Hi, I'm dragonette and I'm a bedwetter. (Crowd: HI DRAGONETTE.) I've been lurking around here a long time but I think this is my first "real" thread. I guess I couldn't keep my thoughts bottled up forever. You don't have to read it.
When I was little, I remember being daytime trained around the time I started preschool, but I kept wetting in my sleep. I stayed in diapers at night until at least 6 and then Pull-Ups until about 8 or 9. Finally around then my bedwetting slowed down to about once a week so mom took my Pull-Ups away. I remember about once a week there was a lot of crying followed by a lot of laundry when I'd wake up wet, but most nights in my preteens I stayed dry, which seems pretty amazing now.
That changed when I was 12, the worst most awkward time of my life in middle school, I was enough of a weird girl already but I started to wet the bed more often again. First it was twice a week, then three, four nights, you get the point. I remember right after I turned 13, I begged for GoodNites until I got them. My bedwetting had gotten worse but I was so much happier. No more crying, no laundry, no stress, just putting my diaper on and going to sleep.
But my bedwetting never slowed down after that. By the time I graduated high school I was wetting the bed six or seven nights a week again, as much as when I was 6. I also started noticing my GoodNites would leak more often than they used to, so I got some small adult size "overnight" diapers to wear to bed most nights instead. I still prefer GoodNites for lounging and naps because they're so comfy, but these days I need the true overnight diapers if I don't wanna have any leaks.
Anyway, I'm 20 now and I feel like I should have "grown up" but my bedwetting is worse than ever. I won't even lounge on the couch without at least wearing my GoodNites 'cause I have accidents pretty easily when I'm lying down but still half-awake. Sometimes I go to bed and almost right away I start peeing in my diaper without realizing it, or I jolt back awake shortly after falling asleep and I have to go change my diaper because I'm wet already. (Grr.) Either way, after I really fall asleep I guess that's when the floodgates open. I don't remember the last time I woke up totally dry but I know it's been a pretty long time.
That said, I still like my diapers, I hold that emotional connection to when I turned 13 and was wetting the bed about every other night again for almost a year, and I finally got to wear GoodNites and it felt good to go to bed feeling "secure" again.

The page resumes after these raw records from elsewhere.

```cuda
void FramePipeline::SampleFused(double voxel_size, double sample_voxel_size, uint64_t seed, uint64_t counter1,
                                uint64_t counter2, bool override_alpha, float alpha_value) {
    if (!d_tile2_) {
        CT_CUDA_CHECK(cudaMalloc(&d_tile2_, sizeof(uint32_t) * (kMaxTiles + max_points_)));
        CT_CUDA_CHECK(cudaMalloc(&d_src2_, sizeof(uint32_t) * max_points_));
        int per_sm = 0;
        CT_CUDA_CHECK(cudaOccupancyMaxActiveBlocksPerMultiprocessor(&per_sm, k_sample_fused, kTileThreads, 0));
        int dev = 0, sms = 148;
        cudaGetDevice(&dev);
        cudaDeviceGetAttribute(&sms, cudaDevAttrMultiProcessorCount, dev);
        int want = 4;
        if (const char *e = getenv("CTICP_SAMPLE_CTAS_PER_SM")) want = std::max(1, atoi(e));
        fused_grid_ = std::max(1, std::min(per_sm, want) * sms);
    }
    FusedSampleArgs a;
    a.raw = d_raw_;
    a.raw_lo = d_raw_lo();
    a.frame_lo = d_frame_lo_; a.kp_lo = d_kp_lo_;
    frame_lo_ = raw_lo_;
    a.counts = d_counts_;
    a.voxel1 = voxel_size;
    a.voxel2 = sample_voxel_size;
    a.seed = seed; a.c1 = counter1; a.c2 = counter2;
    a.override_alpha = override_alpha ? 1 : 0;
    a.alpha_value = alpha_value;
    a.grid = d_grid_;
    a.cap1 = std::max<uint32_t>(NextPow2(2 * n_), 1024);
    a.pre_cleared = (preclear_ && clean_cap_ >= a.cap1 && clean_words_ >= kMaxTiles + n_) ? 1 : 0;
    a.clear_words = preclear_ ? (uint32_t) (kMaxTiles + std::min(max_points_, n_ + n_ / 8 + 1024)) : 0u;
    clean_cap_ = preclear_ ? a.cap1 : 0;
    clean_words_ = a.clear_words;
    a.slot_of = d_slot_of_;
    a.tile1 = d_tile_count_; a.flags1 = d_flags_; a.src1 = d_src_;
    a.tile2 = d_tile2_; a.flags2 = d_tile2_ + kMaxTiles; a.src2 = d_src2_;
    a.frame = d_frame_; a.keypoints = d_keypoints_;
    a.frame_src = d_frame_src_; a.kp_src = d_kp_src_;
    void *args[] = {&a};
    CT_CUDA_CHECK(cudaLaunchCooperativeKernel((void *) k_sample_fused, dim3(fused_grid_), dim3(kTileThreads), args, 0, stream_));
    launches_ += 1;
}

void FramePipeline::SubSampleFrame(double voxel_size, uint64_t seed, uint64_t counter1, uint64_t counter2,
                                   bool override_alpha, float alpha_value) {
    GridSelect(d_raw_, d_raw_lo(), nullptr, d_counts_ + 0, n_, voxel_size, 1, seed, counter1, 1, counter2,
               override_alpha ? 1 : 0, alpha_value, d_frame_, d_frame_lo_, d_frame_src_, d_counts_ + 1);
    frame_lo_ = raw_lo_;
}

void FramePipeline::SampleKeypoints(int sampling, double sample_voxel_size, int max_num_keypoints, uint64_t seed,
                                    uint64_t counter, const cticp_adaptive_options *adaptive) {
    if (sampling == CTICP_SAMPLING_ADAPTIVE) {
        if (!adaptive) throw std::invalid_argument("adaptive options missing");
        AdaptiveSelect(*adaptive, d_frame_, d_frame_lo(), d_frame_src_, d_counts_ + 1, n_, d_keypoints_, d_kp_lo_, d_kp_src_,
                       d_counts_ + 2);
    } else if (sampling == CTICP_SAMPLING_GRID) {
        GridSelect(d_frame_, d_frame_lo(), d_frame_src_, d_counts_ + 1, n_, sample_voxel_size, 0, 0, 0, 0, 0, 0, 0.f,
                   d_keypoints_, d_kp_lo_, d_kp_src_, d_counts_ + 2);
    } else {
        k_copy_points<<<Blocks(n_), 256, 0, stream_>>>(d_frame_, d_frame_lo(), d_frame_src_, d_counts_ + 1, d_keypoints_,
// ... 25 lines not shown
    launches_ += 1;
    CT_CUDA_CHECK(cudaGetLastError());
}

void FramePipeline::TransformFrame(const Q4 &qb, const V3 &tb, const Q4 &qe, const V3 &te) {
    k_transform_points<<<Blocks(n_), 256, 0, stream_>>>(d_frame_, d_frame_lo(), d_counts_ + 1, qb, tb, qe, te, slerp_consts(qb, qe), d_frame_world_);
    launches_ += 1;
    CT_CUDA_CHECK(cudaGetLastError());
}

void FramePipeline::EnsureAllWorld() {
    if (!d_all_world_) CT_CUDA_CHECK(cudaMalloc(&d_all_world_, sizeof(double) * 3 * max_points_));
}
void FramePipeline::TransformAll(const Q4 &qb, const V3 &tb, const Q4 &qe, const V3 &te, cudaStream_t stream) {
    EnsureAllWorld();
    k_transform_points<<<Blocks(n_), 256, 0, stream ? stream : stream_>>>(d_raw_, d_raw_lo(), d_counts_ + 0, qb, tb, qe, te, slerp_consts(qb, qe), d_all_world_);
    launches_ += 1;
    CT_CUDA_CHECK(cudaGetLastError());
}

void FramePipeline::TransformInto(const float4 *pts, const float4 *lo, const int *d_n, const Q4 &qb, const V3 &tb,
                                  const Q4 &qe, const V3 &te, double *d_world, cudaStream_t stream) {
    k_transform_points<<<Blocks(n_), 256, 0, stream ? stream : stream_>>>(pts, lo, d_n, qb, tb, qe, te, slerp_consts(qb, qe), d_world);
    launches_ += 1;
    CT_CUDA_CHECK(cudaGetLastError());
}

}
```

ct_icp_b200/csrc/frame_pipeline.h:

```cpp
#pragma once
#include <cuda_runtime.h>

#include <cstdint>

#include "device_map.h"
#include "se3.cuh"

namespace cticp {

class FramePipeline {
public:
    FramePipeline(size_t max_points, cudaStream_t stream);
    ~FramePipeline();
    FramePipeline(const FramePipeline &) = delete;
    FramePipeline &operator=(const FramePipeline &) = delete;

    float4 *Staging() { return h_stage_; }
    void EnsureLo();
    float4 *StagingLo() { EnsureLo(); return h_stage_lo_; }
    const float4 *StagingLoIfAny() const { return raw_lo_ ? h_stage_lo_ : nullptr; }
    void UploadLo(size_t n);
    bool raw_has_lo() const { return raw_lo_; }
    bool frame_has_lo() const { return frame_lo_; }
    bool frame_distorted() const { return distorted_; }
    const float4 *d_raw_lo() const { return raw_lo_ ? d_raw_lo_ : nullptr; }
    const float4 *d_frame_lo() const { return frame_lo_ ? d_frame_lo_ : nullptr; }
    const float4 *d_keypoints_lo() const { return frame_lo_ ? d_kp_lo_ : nullptr; }
    size_t MaxPoints() const { return max_points_; }
    void Upload(size_t n);
    void UploadBegin(size_t n);
    void UploadRange(size_t begin, size_t end);
    void UploadFromDevice(const float4 *d_src, const float4 *d_src_lo, size_t n);

    void SubSampleFrame(double voxel_size, uint64_t seed, uint64_t counter1, uint64_t counter2, bool override_alpha,
                        float alpha_value);
    void SampleFused(double voxel_size, double sample_voxel_size, uint64_t seed, uint64_t counter1, uint64_t counter2,
                     bool override_alpha, float alpha_value);
    void SampleKeypoints(int sampling, double sample_voxel_size, int max_num_keypoints, uint64_t seed, uint64_t counter,
                         const cticp_adaptive_options *adaptive = nullptr);
    void AdaptiveSelect(const cticp_adaptive_options &o, const float4 *in, const float4 *in_lo, const uint32_t *in_src,
                        const int *d_n_in, size_t n_upper, float4 *out, float4 *out_lo, uint32_t *out_src, int *d_n_out);
    void DistortFrame(const Q4 &qb, const V3 &tb, const Q4 &qe, const V3 &te);
    void TransformFrame(const Q4 &qb, const V3 &tb, const Q4 &qe, const V3 &te);
    void TransformAll(const Q4 &qb, const V3 &tb, const Q4 &qe, const V3 &te, cudaStream_t stream = nullptr);
    void TransformInto(const float4 *pts, const float4 *lo, const int *d_n, const Q4 &qb, const V3 &tb, const Q4 &qe,
                       const V3 &te, double *d_world, cudaStream_t stream = nullptr);
    void EnsureAllWorld();

    void QueueCountsReadback();
    const int *h_counts() const { return h_counts_; }
    void SetHostCounts(const int *c) {
        for (int i = 0; i < 4; ++i) h_counts_[i] = c[i];
    }
    const int *d_counts() const { return d_counts_; }

    const float4 *d_raw() const { return d_raw_; }
    const float4 *d_frame() const { return d_frame_; }
    const float4 *d_keypoints() const { return d_keypoints_; }
    float4 *d_keypoints_mut() { return d_keypoints_; }
    const uint32_t *d_frame_src() const { return d_frame_src_; }
    const uint32_t *d_keypoints_src() const { return d_kp_src_; }
    const double *d_frame_world() const { return d_frame_world_; }
    const double *d_all_world() const { return d_all_world_; }
    int *d_count_n() { return d_counts_ + 0; }
    int *d_count_frame() { return d_counts_ + 1; }
    int *d_count_keypoints() { return d_counts_ + 2; }
    size_t n() const { return n_; }
    size_t h2d_bytes() const { return h2d_bytes_; }
    int launches() const { return launches_; }

    void GridSelect(const float4 *in, const float4 *in_lo, const uint32_t *in_src, const int *d_n_in, size_t n_upper,
                    double voxel_size, int use_perm1, uint64_t seed, uint64_t c1, int use_perm2, uint64_t c2,
                    int override_alpha, float alpha_value, float4 *out, float4 *out_lo, uint32_t *out_src, int *d_n_out);
    float4 *d_frame_lo_mut() { EnsureLo(); return d_frame_lo_; }
    float4 *d_raw_mut() { return d_raw_; }
    double *d_frame_world_mut() { return d_frame_world_; }
    float4 *d_frame_mut() { return d_frame_; }
    uint32_t *d_frame_src_mut() { return d_frame_src_; }

private:
    int Blocks(size_t n) const;

    cudaStream_t stream_;
    size_t max_points_, n_ = 0, h2d_bytes_ = 0;
    uint32_t grid_cap_ = 0;
    float4 *h_stage_ = nullptr;
    int *h_counts_ = nullptr;
    float4 *d_raw_ = nullptr, *d_frame_ = nullptr, *d_keypoints_ = nullptr, *d_tmp_points_ = nullptr;
    float4 *h_stage_lo_ = nullptr, *d_raw_lo_ = nullptr, *d_frame_lo_ = nullptr, *d_kp_lo_ = nullptr, *d_tmp_lo_ = nullptr;
    bool raw_lo_ = false, frame_lo_ = false, distorted_ = false;
    uint32_t *d_frame_src_ = nullptr, *d_kp_src_ = nullptr, *d_tmp_src_ = nullptr;
    unsigned long long *d_grid_ = nullptr;
    int *d_slot_of_ = nullptr;
    uint32_t *d_tile_count_ = nullptr, *d_flags_ = nullptr, *d_src_ = nullptr;
    int *d_counts_ = nullptr;
    double *d_frame_world_ = nullptr, *d_all_world_ = nullptr;
    uint32_t *d_tile2_ = nullptr, *d_src2_ = nullptr;
    int fused_grid_ = 0;
    bool preclear_ = true;
    uint32_t clean_cap_ = 0;
    size_t clean_words_ = 0;
    uint32_t *d_adaptive_ = nullptr;
    size_t adaptive_capacity_ = 0;
    int launches_ = 0;
};

}
// ... 1 lines not shown
```

Baseline: 3896.

## Fuse second-level grid claim into emit, warp-dedupe claims, and zero-copy device uploads

Several changes land together. The second voxel-grid claim is folded into the first emit pass using a separate grid2 buffer, which removes a grid sync and a clear pass. Grid claims are deduplicated within a warp via match_any and reduce_min so only one thread per voxel does the atomics. UploadFromDevice now points at the source buffer instead of copying it, with DetachRaw copying it back only when staged buffers are freed. The map commit loads 32 candidates per warp at once and broadcasts them by shuffle, full voxels are skipped at insert time, and the fused update kernel gets a minBlocks launch bound. Risks include extra memory for grid2, possible register spills from the launch bound, and lifetime hazards from aliasing the device source buffer.

```diff
diff --git a/ct_icp_b200/csrc/device_map.cu b/ct_icp_b200/csrc/device_map.cu
--- a/ct_icp_b200/csrc/device_map.cu
+++ b/ct_icp_b200/csrc/device_map.cu
@@ -63,6 +63,10 @@
         }
         if (slot < 0) {
             atomicExch(&ctr->overflow, 1u);
+            next[i] = kNil;
+            continue;
+        }
+        if (L.slots[slot].count >= (uint32_t) L.B) {
             next[i] = kNil;
             continue;
         }
@@ -138,26 +142,34 @@
                 m = 1;
             }
             __syncwarp();
-            for (int a = 0; a < m && count < L.B; ++a) {
-                const int c = s_sorted[w][a];
-                const double lx = world[3 * c] - ox, ly = world[3 * c + 1] - oy, lz = world[3 * c + 2] - oz;
-                bool too_close = false;
-                for (int j = lane; j < count; j += 32) {
-                    const float4 q = s_pts[w][j];
-                    const double dx = (double) q.x - lx, dy = (double) q.y - ly, dz = (double) q.z - lz;
-                    const double d2 = dx * dx + dy * dy + dz * dz;
-                    too_close |= !(d2 > L.min_dist2);
+            for (int a0 = 0; a0 < m && count < L.B; a0 += 32) {
+                double cx = 0.0, cy = 0.0, cz = 0.0;
+                if (a0 + lane < m) {
+                    const int c = s_sorted[w][a0 + lane];
+                    cx = world[3 * c] - ox; cy = world[3 * c + 1] - oy; cz = world[3 * c + 2] - oz;
                 }
-                const bool reject = __any_sync(0xffffffffu, too_close);
-                if (!reject) {
-                    if (lane == 0) {
-                        const float4 v = make_float4((float) lx, (float) ly, (float) lz, (float) (frame_ordinal + 1));
-                        s_pts[w][count] = v;
-                        gpts[count] = v;
+                const int chunk = min(32, m - a0);
+                for (int a = 0; a < chunk && count < L.B; ++a) {
+                    const double lx = __shfl_sync(0xffffffffu, cx, a), ly = __shfl_sync(0xffffffffu, cy, a),
+                                 lz = __shfl_sync(0xffffffffu, cz, a);
+                    bool too_close = false;
+                    for (int j = lane; j < count; j += 32) {
+                        const float4 q = s_pts[w][j];
+                        const double dx = (double) q.x - lx, dy = (double) q.y - ly, dz = (double) q.z - lz;
+                        const double d2 = dx * dx + dy * dy + dz * dz;
+                        too_close |= !(d2 > L.min_dist2);
                     }
-                    ++count;
+                    const bool reject = __any_sync(0xffffffffu, too_close);
+                    if (!reject) {
+                        if (lane == 0) {
+                            const float4 v = make_float4((float) lx, (float) ly, (float) lz, (float) (frame_ordinal + 1));
+                            s_pts[w][count] = v;
+                            gpts[count] = v;
+                        }
+                        ++count;
+                    }
+                    __syncwarp();
                 }
-                __syncwarp();
             }
             processed += m;
         }
@@ -254,7 +266,7 @@
     const FrameVerdict *verdict;
     double *frame_origins_mut;
 };
-__global__ void __launch_bounds__(kInsertWarps * 32)
+__global__ void __launch_bounds__(kInsertWarps * 32, 4)
 k_map_update_fused(FusedUpdateArgs a) {
     namespace cg = cooperative_groups;
     cg::grid_group grid = cg::this_grid();
diff --git a/ct_icp_b200/csrc/engine.cu b/ct_icp_b200/csrc/engine.cu
--- a/ct_icp_b200/csrc/engine.cu
+++ b/ct_icp_b200/csrc/engine.cu
@@ -701,6 +701,7 @@
 }
 void Engine::ClearStaged() {
     CT_CUDA_CHECK(cudaSetDevice(device_));
+    pipe_->DetachRaw();
     CT_CUDA_CHECK(cudaStreamSynchronize(stream_));
     for (auto &sc : staged_) { cudaFree(sc.d_points); cudaFree(sc.d_lo); }
     staged_.clear();
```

I guess that's what made me wanna come to places like these online and read stories from other people who wet the bed or liked diapers for their own reasons. Maybe it's because my preteens were the only few years I didn't wear any diapers, and all I seem to remember is continuing to wet the bed every so often anyway and crying a lot, I don't know.
But it's kinda strange that I never got to "grow out of it" like I thought I would. I wonder if I'll always wet the bed. I wonder if my accidents will get worse. I'm so thankful that I very rarely have daytime accidents or messy accidents like I know some incontinent people have to deal with, and I feel for them 'cause it must be so frustrating. Still, it doesn't take away that sometimes I sit around thinking "why me?" Why did my bedwetting start to go away in my preteens just to come back with a vengeance? Why did I come to like diapers? Why did I have to be a bedwetter at all? If only I could just wish it all away.
Sorry if I didn't really have a point to all this talk, I just wanted to get it out and hope somebody understands or might be going through the same thing.